Leonardo da Vinci's life
Italy, beautiful Italy: land of saints and navigators, poets and great artists.
Between Empoli and Pistoia, on Saturday 15 April 1452, Leonardo di Ser Piero d'Antonio was born in the village of Vinci. His father, a notary, had it from Caterina, a woman from Anchiano who would later marry a farmer.
Despite being an illegitimate child, little Leonardo is welcomed into his father's house where he will be raised and educated with affection. At sixteen, grandfather Antonio died and the whole family soon moved to Florence. It was his and our fortune, because without that move today perhaps no one would know him.
The artistic precocity and acute intelligence of the young Leonardo pushed his father to send him to the workshop of Andrea Verrocchio : an acclaimed and sought-after goldsmith painter and sculptor, the best that Florence had at that time. The activity exercised by Leonardo with the master Verrocchio is still to be defined, of course there is only that the artistic personality of Leonardo begins to develop here.
At the age of 20, in 1472, Leonardo was enrolled as a master in the Company of Painters, a sign therefore that Verrocchio's apprenticeship was over, although he did not abandon his workshop. Leonardo has an unparalleled curiosity, all artistic disciplines attract him, he is a keen observer of natural phenomena and the ability to integrate them with his scientific knowledge is great.

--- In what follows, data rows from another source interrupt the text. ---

### alphazero-openspiel_amd/csrc/az_net_common.h

```cpp
#pragma once
#include <hip/hip_runtime.h>
#include <stdint.h>

#include <type_traits>
#include <utility>

#include "../../include/az_net.h"

typedef _Float16 half8 __attribute__((ext_vector_type(8)));
typedef _Float16 half4 __attribute__((ext_vector_type(4)));
typedef float f32x4 __attribute__((ext_vector_type(4)));

#define OCT_B 16
#define AZ_NET_K0STEPS 4
#define N_OCT 7
#define AZ_MAX_DEVICES 64
#define X3_LOFF_RP1 (N_OCT * 96 * OCT_B)

struct TowerParams {
    int H, W, HW, cells, cin, n_convs, n_boards, bpw;
    int rcells;
    int zcell;
    int rs;
    int tpb;
    int off_epi;
    int off_act;
    const _Float16 *conv_w;
    const float *epi;
    const float *skip_w;
    float in_scale[8], in_shift[8];
    const float *obs;
    _Float16 *xout;
    _Float16 *xout_lo;
    int xout_c;
    const _Float16 *fc_w, *fc_w_lo;
    const float *fc_b;
    float *priors, *values;
    int A, fc_ksteps;
    int xd_nb, xd_R, xd_rs;
    const uint16_t *xd_pos;
    const uint16_t *xd_sdst;
};

__device__ __forceinline__ float lrelu(float v) { return fmaxf(v, 0.01f * v); }

__device__ __forceinline__ half4 lrelu_h4(half4 h) { return __builtin_elementwise_max(h, h * (_Float16)0.01f); }
__device__ __forceinline__ int opaque(int v) {
    asm volatile("" : "+v"(v));
    return v;
}
__device__ __forceinline__ void wait_lgkm(int n) {
    switch (n < 15 ? n : 15) {
    case 0: asm volatile("s_waitcnt lgkmcnt(0)" ::: "memory"); break;
    case 1: asm volatile("s_waitcnt lgkmcnt(1)" ::: "memory"); break;
    case 2: asm volatile("s_waitcnt lgkmcnt(2)" ::: "memory"); break;
    case 3: asm volatile("s_waitcnt lgkmcnt(3)" ::: "memory"); break;
    case 4: asm volatile("s_waitcnt lgkmcnt(4)" ::: "memory"); break;
    case 5: asm volatile("s_waitcnt lgkmcnt(5)" ::: "memory"); break;
    case 6: asm volatile("s_waitcnt lgkmcnt(6)" ::: "memory"); break;
    case 7: asm volatile("s_waitcnt lgkmcnt(7)" ::: "memory"); break;
    case 8: asm volatile("s_waitcnt lgkmcnt(8)" ::: "memory"); break;
    case 9: asm volatile("s_waitcnt lgkmcnt(9)" ::: "memory"); break;
    case 10: asm volatile("s_waitcnt lgkmcnt(10)" ::: "memory"); break;
    case 11: asm volatile("s_waitcnt lgkmcnt(11)" ::: "memory"); break;
    case 12: asm volatile("s_waitcnt lgkmcnt(12)" ::: "memory"); break;
    case 13: asm volatile("s_waitcnt lgkmcnt(13)" ::: "memory"); break;
    case 14: asm volatile("s_waitcnt lgkmcnt(14)" ::: "memory"); break;
    default: asm volatile("s_waitcnt lgkmcnt(15)" ::: "memory"); break;
    }
}
__device__ __forceinline__ void lds_read128(half8 &dst, unsigned lds_byte_addr) {
    asm volatile("ds_read_b128 %0, %1" : "=v"(dst) : "v"(lds_byte_addr));
}
template <int OFF> __device__ __forceinline__ void lds_read128_off(half8 &dst, unsigned lds_byte_addr) {
    static_assert(OFF >= 0 && OFF < 65536, "ds offset field is 16 bits");
    asm volatile("ds_read_b128 %0, %1 offset:%2" : "=v"(dst) : "v"(lds_byte_addr), "n"(OFF));
}
template <int OFF> __device__ __forceinline__ void lds_read_f4_off(f32x4 &dst, unsigned lds_byte_addr) {
    asm volatile("ds_read_b128 %0, %1 offset:%2" : "=v"(dst) : "v"(lds_byte_addr), "n"(OFF));
}
__device__ __forceinline__ void keep_alive(const f32x4 &v) { asm volatile("" ::"v"(v)); }
__device__ __forceinline__ void launder(half8 &v) { asm volatile("" : "+v"(v)); }
__device__ __forceinline__ void launder(f32x4 &v) { asm volatile("" : "+v"(v)); }
typedef float f32x2 __attribute__((ext_vector_type(2)));
__device__ __forceinline__ void launder(f32x2 &v) { asm volatile("" : "+v"(v)); }
__device__ __forceinline__ void launder_u(unsigned &v) { asm volatile("" : "+v"(v)); }
__device__ __forceinline__ void pin_acc(f32x4 &v) { asm volatile("" : "+a"(v)); }
__device__ __forceinline__ void split_pair(float x0, float x1, unsigned &hi, unsigned &lo) {
    const float m = -2048.0f, t0 = x0 * 2048.0f, t1 = x1 * 2048.0f;
    asm("v_cvt_pk_f16_f32 %0, %1, %2" : "=v"(hi) : "v"(x0), "v"(x1));
    asm("v_fma_mixlo_f16 %0, %1, %2, %3 op_sel_hi:[1,0,0]" : "=&v"(lo) : "v"(hi), "v"(m), "v"(t0));
    asm("v_fma_mixhi_f16 %0, %1, %2, %3 op_sel:[1,0,0] op_sel_hi:[1,0,0]" : "+v"(lo) : "v"(hi), "v"(m), "v"(t1));
}
__device__ __forceinline__ void split_pair_planes(float x0, float x1, unsigned &hi, unsigned &lo0) {
    const float m = -1.0f;
    asm("v_cvt_pk_f16_f32 %0, %1, %2" : "=v"(hi) : "v"(x0), "v"(x1));
    asm("v_fma_mixlo_f16 %0, %1, %2, %3 op_sel_hi:[1,0,0]" : "=&v"(lo0) : "v"(hi), "v"(m), "v"(x0));
    asm("v_fma_mixhi_f16 %0, %1, %2, %3 op_sel:[1,0,0] op_sel_hi:[1,0,0]" : "+v"(lo0) : "v"(hi), "v"(m), "v"(x1));
}
__device__ __forceinline__ void split4_planes(const f32x4 &v, half4 &hi, half4 &lo0) {
    typedef unsigned u32x2 __attribute__((ext_vector_type(2)));
    unsigned h0, h1, l0, l1;
    split_pair_planes(v[0], v[1], h0, l0);
    split_pair_planes(v[2], v[3], h1, l1);
    hi = __builtin_bit_cast(half4, (u32x2){h0, h1});
    lo0 = __builtin_bit_cast(half4, (u32x2){l0, l1});
}
#define X3_WSCALE 2048.0f
__device__ __forceinline__ void split4_f16x3(const f32x4 &v, half4 &hi, half4 &lo) {
    typedef unsigned u32x2 __attribute__((ext_vector_type(2)));
    unsigned h0, h1, l0, l1;
    split_pair(v[0], v[1], h0, l0);
    split_pair(v[2], v[3], h1, l1);
    hi = __builtin_bit_cast(half4, (u32x2){h0, h1});
    lo = __builtin_bit_cast(half4, (u32x2){l0, l1});
}
__device__ __forceinline__ f32x4 comb_f16x3(const f32x4 &a, const f32x4 &a2) {
    const f32x4 is = {1.0f / 2048.0f, 1.0f / 2048.0f, 1.0f / 2048.0f, 1.0f / 2048.0f};
    return __builtin_elementwise_fma(a2, is, a);
}
__device__ __forceinline__ unsigned addr_add(unsigned a, unsigned b) {
    unsigned r;
    asm volatile("v_add_u32 %0, %1, %2" : "=v"(r) : "v"(a), "v"(b));
    return r;
}
template <int OFF> __device__ __forceinline__ void lds_read64_off(f32x2 &dst, unsigned lds_byte_addr) {
    asm volatile("ds_read_b64 %0, %1 offset:%2" : "=v"(dst) : "v"(lds_byte_addr), "n"(OFF));
}
__device__ __forceinline__ void lds_write64(unsigned lds_byte_addr, f32x2 v) { asm volatile("ds_write_b64 %0, %1" ::"v"(lds_byte_addr), "v"(v) : "memory"); }
template <int OFF> __device__ __forceinline__ void lds_write64_off(unsigned lds_byte_addr, f32x2 v) {
    asm volatile("ds_write_b64 %0, %1 offset:%2" ::"v"(lds_byte_addr), "v"(v), "n"(OFF) : "memory");
}
#define READ_A(dst, addr, off) lds_read128_off<(off)>(dst, addr)
template <int OFF> __device__ __forceinline__ void lds_read32_off(unsigned &dst, unsigned lds_byte_addr) {
    asm volatile("ds_read_b32 %0, %1 offset:%2" : "=v"(dst) : "v"(lds_byte_addr), "n"(OFF));
}
#define READ_B32_OFF(dst, addr, off) lds_read32_off<(off)>(dst, addr)
#define READ_B(dst, addr) lds_read128(dst, addr)
#define READ_B_OFF(dst, addr, off) lds_read128_off<(off)>(dst, addr)
constexpr int x3b_part_bytes(int part) { return part == 1 ? 4 * 6144 + 6 * 1024 : part == 3 ? 3 * 6144 + 1024 : 4 * 6144; }
constexpr int x3b_part_off(int part) { return part == 0 ? 0 : x3b_part_off(part - 1) + x3b_part_bytes(part - 1); }
struct X3B {
    static constexpr int FR = 1024;
    static constexpr int REC2 = 6 * FR;
    static constexpr int CK = 4, NKS = 15, PARTS = 4;
    static constexpr int part_bytes(int part) { return x3b_part_bytes(part); }
    static constexpr int part_off(int part) { return x3b_part_off(part); }
    static constexpr int CONV_B = x3b_part_off(3) + x3b_part_bytes(3);
    static constexpr int C0_B = AZ_NET_K0STEPS * REC2 + AZ_NET_K0STEPS * FR;
    static constexpr int CHUNK_S = x3b_part_bytes(1);
    static constexpr int S_PLANE = 48 * 8, S_WAVE = 9 * S_PLANE;
    static constexpr int PLANE_B = 96 * OCT_B;
    static constexpr int LO_OFF = 6 * PLANE_B + 96 * 4;
    static constexpr int OFF_EPI = 2 * CHUNK_S;
    static constexpr int OFF_S = OFF_EPI + 2048 + 256 * 16;
    static constexpr int OFF_ACT = OFF_S + 4 * S_WAVE;
    static constexpr int LDS = OFF_ACT + 4 * 2 * LO_OFF;
    static constexpr int tap_of_plane(int t) { return t < 4 ? t : t + 1; }
    template <int PART> static constexpr int n_pieces() { return (PART < 0 ? C0_B : x3b_part_bytes(PART < 0 ? 0 : PART)) / 1024; }
    template <int PART> static constexpr size_t chunk_off(int c) {
        return PART < 0 ? 0 : (size_t)C0_B + (size_t)((c - 1) / PARTS) * CONV_B + x3b_part_off(PART < 0 ? 0 : PART);
    }
    static constexpr int extra_off(bool is_first, int ks) {
        return is_first ? AZ_NET_K0STEPS * REC2 + ks * FR : (ks / CK == 1 ? 4 * REC2 + (ks - 6) * 3 * FR : 3 * REC2);
    }
};
template <bool IS_FIRST, int NT> struct X3BK {
    static constexpr int NKSC = IS_FIRST ? AZ_NET_K0STEPS : X3B::NKS;
// ... 99 lines not shown
```
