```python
def _launch(op: SparseOperator, x: torch.Tensor, y: torch.Tensor, group: int, tag: str = "", elubwd=None, stats: bool = False):
    M, K = op.shape
    timer = SpmmTimer.active
    rec = _lib_mod.recorder() if _lib_mod._recorder is not None else None
    if timer is not None or rec is not None:
        known = op._nnz_cache if op._nnz_cache is not None else (int(op._csr[1].numel()) if op._csr is not None else None)
        if rec is not None:
            rec.tags.append((tag, known))
        else:
            timer.tags.append((tag, op if known is None else known))
    e, g = elubwd if elubwd is not None else (None, None)
    vec = (y.shape[1] // group) in (16, 32, 64, 128)
    kind, arr, _ = product_form(op, group, y.shape[1])
    if kind == "q3":
        if stats and e is None and kernels.spmm_q3_stats_supported(y.shape[1] // group, group):
            return kernels.spmm_q3_stats(arr[0], arr[1], M // 4, K // 4, x, y, group)
        am = kernels.spmm_q3(arr[0], arr[1], M // 4, K // 4, x, y, group, e, g, want_absmax=e is not None and kernels.absmax_wanted())
        if am is not None:
            kernels.note_absmax(y, am)
    elif kind == "bsr4":
        if elubwd is None:
            kernels.spmm_bsr4(arr[0], arr[1], arr[2], M // 4, K // 4, x, y, group)
        else:
            kernels.spmm_bsr4_elubwd(arr[0], arr[1], arr[2], M // 4, K // 4, x, e, g, y, group)
    elif kind == "ring":
        if stats and e is None and y.shape[1] == 128:
            return kernels.spmm_ring_stats(arr[0], arr[1], arr[2], M, K, x, y)
        am = kernels.spmm_ring(arr[0], arr[1], arr[2], M, K, x, y, e, g, want_absmax=e is not None and kernels.absmax_wanted())
        if am is not None:
            kernels.note_absmax(y, am)
    elif kind == "rb4":
        if stats and e is None and y.shape[1] == 128:
            return kernels.spmm_rb4_stats(arr[0], arr[1], arr[2], M, K, x, y)
        am = kernels.spmm_rb4(arr[0], arr[1], arr[2], M, K, x, y, e, g, want_absmax=e is not None and kernels.absmax_wanted())
        if am is not None:
            kernels.note_absmax(y, am)
    elif elubwd is None:
        if stats and kernels.spmm_csr_stats_supported(y.shape[1] // group, group):
            return kernels.spmm_csr_stats(arr[0], arr[1], arr[2], M, K, x, y)
        kernels.spmm_csr(arr[0], arr[1], arr[2], M, K, x, y, group)
    elif vec:
        kernels.spmm_csr_elubwd(arr[0], arr[1], arr[2], M, K, x, e, g, y, group)
    else:
        tmp = torch.empty(y.shape, dtype=torch.float32, device=y.device)
        kernels.spmm_csr(arr[0], arr[1], arr[2], M, K, x, tmp, group)
        kernels.elu_bwd(tmp, e, y, False, None, g)
    return None


def _rows2d(x: torch.Tensor) -> torch.Tensor:
    if x.dim() != 2:
        raise ValueError("expected a 2-D dense operand")
    if x.dtype != torch.float32:
        raise TypeError("the Surface-Network path is fp32")
    if x.shape[1] > 1 and x.stride(1) != 1:
        x = x.contiguous()
    return x


class _SpMM(torch.autograd.Function):
    @staticmethod
    def forward(ctx, x, op, group):
        x = _rows2d(x)
        M, K = op.shape
        N = x.shape[1] // group
        y = torch.empty((M // group, group * N), dtype=torch.float32, device=x.device)
        _launch(op, x, y, group, "fwd")
        ctx.op, ctx.group = op, group
        return y

# ... 238 lines not shown
            raise ValueError("bnlin_forward: elu_stats needs a shape the fused GEMM covers")
        _library_gemm("the forward", x.shape[1], W.shape[0])
        y = torch.addmm(bf, x, Wf.t())
        if residual is not None:
            y += residual
        if elu_out is not None:
            kernels.elu_into(y, elu_out)
    return y, (x, W, Wf, s, mean, invstd, beta, training, b is not None, rows_g)


_STRICT = os.environ.get("SN_STRICT", "0") == "1"


def _library_gemm(what: str, K: int, J: int) -> None:
    if _STRICT:
        raise RuntimeError(f"SN_STRICT: {what} of a {K} -> {J} Linear would run on the library GEMM (no hand-written kernel for this shape)")


def _dy_bounds(dy, invstd, rows_g, training):
    if not training or not kernels.absmax_wanted():
        return None
    am = kernels.take_absmax(dy)
    if am is None:
        return None
    return am, invstd, rows_g


def _centered_wgrad(dy, x, mean, bounds=None):
    rows, C = x.shape
    J = dy.shape[1]
    if kernels.wgrad_supported(J, C):
        return kernels.wgrad(dy, x, mean, want_colsum=True, bounds=bounds)
    if C == 64 and rows % 2 == 0 and rows > 0 and x.is_contiguous() and dy.is_contiguous() and kernels.wgrad_supported(2 * J, 2 * C):
        if bounds is not None:
            bounds = (bounds[0], torch.cat([bounds[1], bounds[1]]), bounds[2])
        G2, s2 = kernels.wgrad(dy.view(rows // 2, 2 * J), x.view(rows // 2, 2 * C), torch.cat([mean, mean]), want_colsum=True,
                               bounds=bounds)
        return G2[:J, :C] + G2[J:, C:], s2[:J] + s2[J:]
    _library_gemm("the weight gradient", C, J)
    return dy.t().mm(x - mean), kernels.colstats(dy)


def _wgrad_and_coeffs(dy, x, W, s, mean, invstd, beta, training, has_bias, rows_g):
    bounds = _dy_bounds(dy, invstd, rows_g, training)
    Gc, sdy = _centered_wgrad(dy, x, mean, bounds)
    scale = 1.0
    if training:
        Gc, sdy, scale = _sync_grad_stats(Gc, sdy)
    dW, db, dgamma, dbeta, Bc, Cc = kernels.bn_bwd_coeffs(Gc, sdy, W, s, invstd, beta, rows_g, has_bias)
    dW, db, dgamma, dbeta = _scale_param_grads(scale, dW, db, dgamma, dbeta)
    return dW, db, dgamma, dbeta, Bc, Cc


def bnlin_backward(state, dy, need_dx=True, through_elu=None):
    x, W, Wf, s, mean, invstd, beta, training, has_bias, rows_g = state
    dy = dy.contiguous()
    rows, C = x.shape
    J = dy.shape[1]
    dW, db, dgamma, dbeta, Bc, Cc = _wgrad_and_coeffs(dy, x, W, s, mean, invstd, beta, training, has_bias, rows_g)
    dx = None
    if through_elu is not None and training and kernels.linear_dgrad_elu_supported(J, C):
        dx = kernels.linear_dgrad_elu(dy, Wf, x, mean, Bc, Cc, through_elu[0])
    elif need_dx or through_elu is not None:
        if kernels.linear_dgrad_supported(J, C):
            dx = kernels.linear_dgrad(dy, Wf, x, mean, Bc, Cc) if training else kernels.linear_dgrad(dy, Wf)
        else:
            _library_gemm("the input gradient", C, J)
            dx = dy.mm(Wf)
            if training:
                kernels.affine_cols_acc(dx, x, Bc, Cc, mean)
        if through_elu is not None:
            h = C // 2
            gact = torch.empty((rows, h), dtype=torch.float32, device=dx.device)
            kernels.elu_bwd(dx[:, :h], x[:, :h], gact, False, None, through_elu[0])
            dx = (dx[:, h:], gact)
    return dx, dgamma, dbeta, dW, db


def zero_first_supported(C: int, J: int) -> bool:
    return C == 128 and J == 128 and kernels.linear_fwd_supported(C, J) and kernels.wgrad_supported(J, C) and \
        kernels.linear_dgrad_supported(J, C)


def bnlin_forward_zero_first(p, gamma, beta, W, b, running_mean, running_var, training, momentum, eps, elu_out=None,
                             want_y=True, elu_stats=None):
    part_hi = getattr(p, "_sn_part_hi", None)
    p = _rows2d(p)
    rows, C = p.shape
    stats = None
    rows_g = rows
    nbt = _take_counter(running_mean)
    if training:
        stats = torch.zeros((2, 2 * C), dtype=torch.float64, device=p.device)
        if part_hi is not None and C == 128:
            kernels.colstats_merge_into(part_hi, stats, C)
        else:
            kernels.colstats_into(p, stats, C)
        stats, rows_g = _sync_stats(stats, rows)
    mean, invstd, s, t, Wf, bf = kernels.bn_fold(stats, rows_g, gamma, beta, W, b, eps, momentum, training, running_mean,
                                                 running_var, nbt)
    y = kernels.linear_fwd(p, Wf[:, C:], bf, None, elu_out, want_y, elu_stats)
    return y, (p, W, Wf, s, mean, invstd, beta, training, b is not None, rows_g)


def bnlin_backward_zero_first(state, dy):
    p, W, Wf, s, mean, invstd, beta, training, has_bias, rows_g = state
    dy = dy.contiguous()
    rows, C = p.shape
    J = dy.shape[1]
    b2 = _dy_bounds(dy, invstd[C:], rows_g, training)
    G2, sdy = kernels.wgrad(dy, p, mean[C:], want_colsum=True, bounds=b2)
    Gc = torch.empty((J, 2 * C), dtype=torch.float32, device=G2.device)
    if training:
# ... 256 lines not shown
```

surfacenetworks_amd/kernels.py:

```python
from __future__ import annotations

import torch

from . import _lib

__all__ = [
    "note_absmax", "take_absmax", "absmax_wanted", "clear_absmax", "tile_sums_supported", "new_tile_sums", "avg_stats_from_tiles", "spmm_csr", "spmm_bsr4", "spmm_csr_elubwd", "spmm_bsr4_elubwd", "spmm_q3", "spmm_q3_stats", "spmm_q3_stats_supported", "spmm_csr_stats", "spmm_csr_stats_supported", "csr_to_rb4", "spmm_rb4", "spmm_rb4_stats", "spmm_rb4_supported", "spmm_ring", "spmm_ring_stats", "spmm_ring_supported", "ring_half_window", "csr_band", "bsr4_to_q3", "coo_to_csr", "csr_transpose", "csr_to_bsr4", "blockdiag_concat", "blockdiag_concat_ragged", "validate_csr",
    "elu_into", "elu_bwd", "colstats", "wgrad", "wgrad_supported", "affine_cols_acc", "affine_cols_elu_bwd",
    "bn_fold", "bn_bwd_coeffs", "segment_colsum", "bcast_rows", "segment_colsum_ragged", "bcast_rows_ragged", "elu_bwd_bcast", "dirac_from_mesh", "laplacian_from_mesh", "linear_fwd", "linear_fwd_supported", "linear_dgrad",
    "linear_dgrad_supported", "linear_dgrad_elu", "linear_dgrad_elu_supported",
    "avg_stage_supported", "avg_fwd_prep", "avg_stats", "seg_affine", "avg_bwd_gc", "avg_bwd_segvec", "linear_fwd_segbias", "linear_dgrad_eluseg", "wgrad_seg", "wgrad_slabs", "avg_bwd_segvec_ragged", "linear_fwd_segbias_ragged", "linear_dgrad_eluseg_ragged", "avg_stage_ragged_supported", "wgrad_thin", "wgrad_thin_supported", "linear_thin_fwd", "masked_smooth_l1_fwd", "masked_smooth_l1_bwd", "gather_segments", "pair_argmin", "pair_ce_fwd", "pair_ce_bwd", "pair_fused_fwd", "pair_fused_bwd", "colstats_partial", "linear_fwd_stats_blocks", "elu_stats_supported", "new_elu_stats_part", "colstats_halves", "colstats_into", "colstats_from_part", "colstats_merge_into",
    "avg_merged_supported", "avg_stats_ragged", "avg_stats_from_tiles_ragged", "gather_segments_ragged",
]


def _dev(*tensors) -> None:
    if _lib._recorder is not None and _lib.recorder() is not None and _lib._recorder.allow_cpu:
        return
    for t in tensors:
        if t is not None and not t.is_cuda:
            raise RuntimeError(
                "surfacenetworks_amd kernels run on the MI355X only: got a CPU tensor. There is no CPU/eager "
                "fallback in this package (the reference's CPU torch.sparse path lives in oracle/ for tests).")

# ... 154 lines not shown
            return am
        _lib.call("sn_spmm_csr_ring_elubwd_f32", _p(rowptr), _p(colind), _p(vals), M, K, nnz, _p(x), ldx, N, _p(e), lde, _p(g), ldg,
                  _p(y), ldy, _stream())
    return None


def spmm_ring_stats(rowptr, colind, vals, M: int, K: int, x, y):
    _dev(rowptr, colind, vals, x, y)
    N = y.shape[1]
    if N != 128:
        raise ValueError("spmm_ring_stats: 128-column operands only")
    ldx = _check_dense(x, K, 1, N, "x")
    ldy = _check_dense(y, M, 1, N, "y")
    lib = _lib.load()
    part = torch.empty((int(lib.sn_spmm_q3_stats_blocks()), 2, 128), dtype=torch.float64, device=y.device)
    ws_bytes = int(lib.sn_spmm_csr_ring_stats_workspace_bytes(M))
    ws = torch.empty(max(ws_bytes, 16), dtype=torch.uint8, device=y.device)
    _lib.call("sn_spmm_csr_ring_stats_f32", _p(rowptr), _p(colind), _p(vals), M, K, int(colind.numel()), _p(x), ldx, N, _p(y), ldy,
              _p(part), _p(ws), ws_bytes, _stream())
    return part


def spmm_bsr4(b_rowptr, b_colind, b_vals, Mb: int, Kb: int, x, y, group: int = 1) -> None:
    _dev(b_rowptr, b_colind, b_vals, x, y)
    N = y.shape[1] // group
    ldx = _check_dense(x, 4 * Kb, group, N, "x")
    ldy = _check_dense(y, 4 * Mb, group, N, "y")
    _lib.call("sn_spmm_bsr4_f32", _p(b_rowptr), _p(b_colind), _p(b_vals), Mb, Kb, int(b_colind.numel()),
              _p(x), ldx, group, N, _p(y), ldy, group, _stream())


def spmm_csr_elubwd(rowptr, colind, vals, M: int, K: int, x, e, g, y, group: int = 1) -> None:
    _dev(rowptr, colind, vals, x, e, g, y)
    N = y.shape[1] // group
    ldx = _check_dense(x, K, group, N, "x")
    ldy = _check_dense(y, M, group, N, "y")
    lde = _check_dense(e, M, group, N, "e")
    ldg = _check_dense(g, M, group, N, "g") if g is not None else 0
    _lib.call("sn_spmm_csr_elubwd_f32", _p(rowptr), _p(colind), _p(vals), M, K, int(colind.numel()),
              _p(x), ldx, group, N, _p(e), lde, _p(g), ldg, _p(y), ldy, group, _stream())


def spmm_bsr4_elubwd(b_rowptr, b_colind, b_vals, Mb: int, Kb: int, x, e, g, y, group: int = 1) -> None:
    _dev(b_rowptr, b_colind, b_vals, x, e, g, y)
    N = y.shape[1] // group
    ldx = _check_dense(x, 4 * Kb, group, N, "x")
    ldy = _check_dense(y, 4 * Mb, group, N, "y")
    lde = _check_dense(e, 4 * Mb, group, N, "e")
    ldg = _check_dense(g, 4 * Mb, group, N, "g") if g is not None else 0
    _lib.call("sn_spmm_bsr4_elubwd_f32", _p(b_rowptr), _p(b_colind), _p(b_vals), Mb, Kb, int(b_colind.numel()),
              _p(x), ldx, group, N, _p(e), lde, _p(g), ldg, _p(y), ldy, group, _stream())


def spmm_q3(b_rowptr, q_blk, Mb: int, Kb: int, x, y, group: int = 1, e=None, g=None, want_absmax: bool = False):
    _dev(b_rowptr, q_blk, x, y, e, g)
    N = y.shape[1] // group
    ldx = _check_dense(x, 4 * Kb, group, N, "x")
    ldy = _check_dense(y, 4 * Mb, group, N, "y")
    nblk = int(q_blk.shape[0])
    if e is None:
        _lib.call("sn_spmm_q3_f32", _p(b_rowptr), _p(q_blk), Mb, Kb, nblk, _p(x), ldx, group, N, _p(y), ldy, group, _stream())
    else:
        lde = _check_dense(e, 4 * Mb, group, N, "e")
        ldg = _check_dense(g, 4 * Mb, group, N, "g") if g is not None else 0
        if want_absmax and Mb > 0:
            am = torch.empty(int(_lib.load().sn_spmm_q3_absmax_blocks(Mb, N)), dtype=torch.float32, device=y.device)
            _lib.call("sn_spmm_q3_elubwd_absmax_f32", _p(b_rowptr), _p(q_blk), Mb, Kb, nblk, _p(x), ldx, group, N, _p(e), lde, _p(g),
                      ldg, _p(y), ldy, group, _p(am), _stream())
            return am
        _lib.call("sn_spmm_q3_elubwd_f32", _p(b_rowptr), _p(q_blk), Mb, Kb, nblk, _p(x), ldx, group, N, _p(e), lde, _p(g), ldg,
                  _p(y), ldy, group, _stream())
    return None


def spmm_q3_stats_supported(N: int, group: int) -> bool:
    return N in (16, 32) and group == 4


def spmm_q3_stats(b_rowptr, q_blk, Mb: int, Kb: int, x, y, group: int = 4):
    _dev(b_rowptr, q_blk, x, y)
    N = y.shape[1] // group
    if not spmm_q3_stats_supported(N, group):
        raise ValueError("spmm_q3_stats: 128- or 64-channel operands in the group-4 layout only")
    ldx = _check_dense(x, 4 * Kb, group, N, "x")
    ldy = _check_dense(y, 4 * Mb, group, N, "y")
    lib = _lib.load()
    part = torch.empty((int(lib.sn_spmm_q3_stats_blocks()), 2, 4 * N), dtype=torch.float64, device=y.device)
    ws_bytes = int(lib.sn_spmm_q3_stats_workspace_bytes(Mb))
    ws = torch.empty(max(ws_bytes, 16), dtype=torch.uint8, device=y.device)
    _lib.call("sn_spmm_q3_stats_f32", _p(b_rowptr), _p(q_blk), Mb, Kb, int(q_blk.shape[0]), _p(x), ldx, group, N, _p(y), ldy,
              group, _p(part), _p(ws), ws_bytes, _stream())
    return part


def bsr4_to_q3(b_colind, b_vals):
    _dev(b_colind, b_vals)
    nblk = int(b_colind.numel())
    q = torch.empty((nblk, 4), dtype=torch.float32, device=b_colind.device)
    flag = torch.empty(1, dtype=torch.int32, device=b_colind.device)
    _lib.call("sn_bsr4_to_q3_f32", _p(b_colind), _p(b_vals), nblk, _p(q), _p(flag), _stream())
    return q, flag
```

In 1480 he was part of the academy of the Garden of San Marco under the patronage of Lorenzo the Magnificent. It is Leonardo's first approach to sculpture. Also in that year he was commissioned to paint the Adoration of the Magi for the church of S. Giovanni Scopeto just outside Florence. Today this work is located in the Uffizi in Florence. But in the Florentine environment it is probably starting to feel a little tight. Perhaps the lack of inclusion among the four masters who will paint the walls of the Sistine Chapel pushed him to leave. Or maybe it's just his irrepressible desire and need for discoveries, that ineluctable restlessness to travel new creative horizons, mother of all geniuses.
In 1482 Leonardo left and presented himself to the Duke of Milan Lodovico Sforza, in a letter his curriculum vitae describing his aptitudes as a civil engineer and builder of war machines as well as operational skills. The reception was good and he will live in Porta Ticinese with the De Predis brothers painters.
In 1483, Leonardo painted the Virgin of the Rocks in the two versions of Paris and London, in the church of San Francesco Grande. The exercise for the bronze equestrian monument to Francesco Sforza is still in these years.
In 1489-90 he prepared the decorations of the Castello Sforzesco in Milan for the wedding of Gian Galeazzo Sforza with Isabella of Aragon.
In 1494, as a hydraulic engineer, he took care of the reclamation of the Sforza estate in the lower Lombardy region.
In 1495 the famous fresco of the Last Supper begins in the church of Santa Maria delle Grazie . This work practically becomes the exclusive object of his studies. It will be finished in 1498. The following year Leonardo flees from Milan because it is invaded by the troops of the French king Louis XII and takes refuge in Mantua and Venice. In 1503 he was in Florence to fresco, together with Michelangelo, the Great Council Hall in the Palazzo della Signoria. Leonardo was entrusted with the representation of the Battle of Anghiari .
Tormented by the anxiety of finding new artistic techniques, he did not complete this work either. In this year he will also paint the unfinished Mona Lisa , the pride of the current Musée du Louvre in Paris. In 1506 he returned to Milan, then his trips to Italy became more and more frequent while keeping Rome as a point of return.
In 1513 the king of France Francis I invited him to Amboise . Leonardo will take care of projects for the celebrations and will continue with his hydrological projects for some rivers of France. On April 23, 1519 he drew up his will, citing in it all the people who had been close. On 2 May 1519 Leonardo leaves his mortal remains and is buried in the church of S. Fiorentino in Amboise. And there is no trace of his remains because of the desecration of the tombs that took place in the religious wars of the sixteenth century.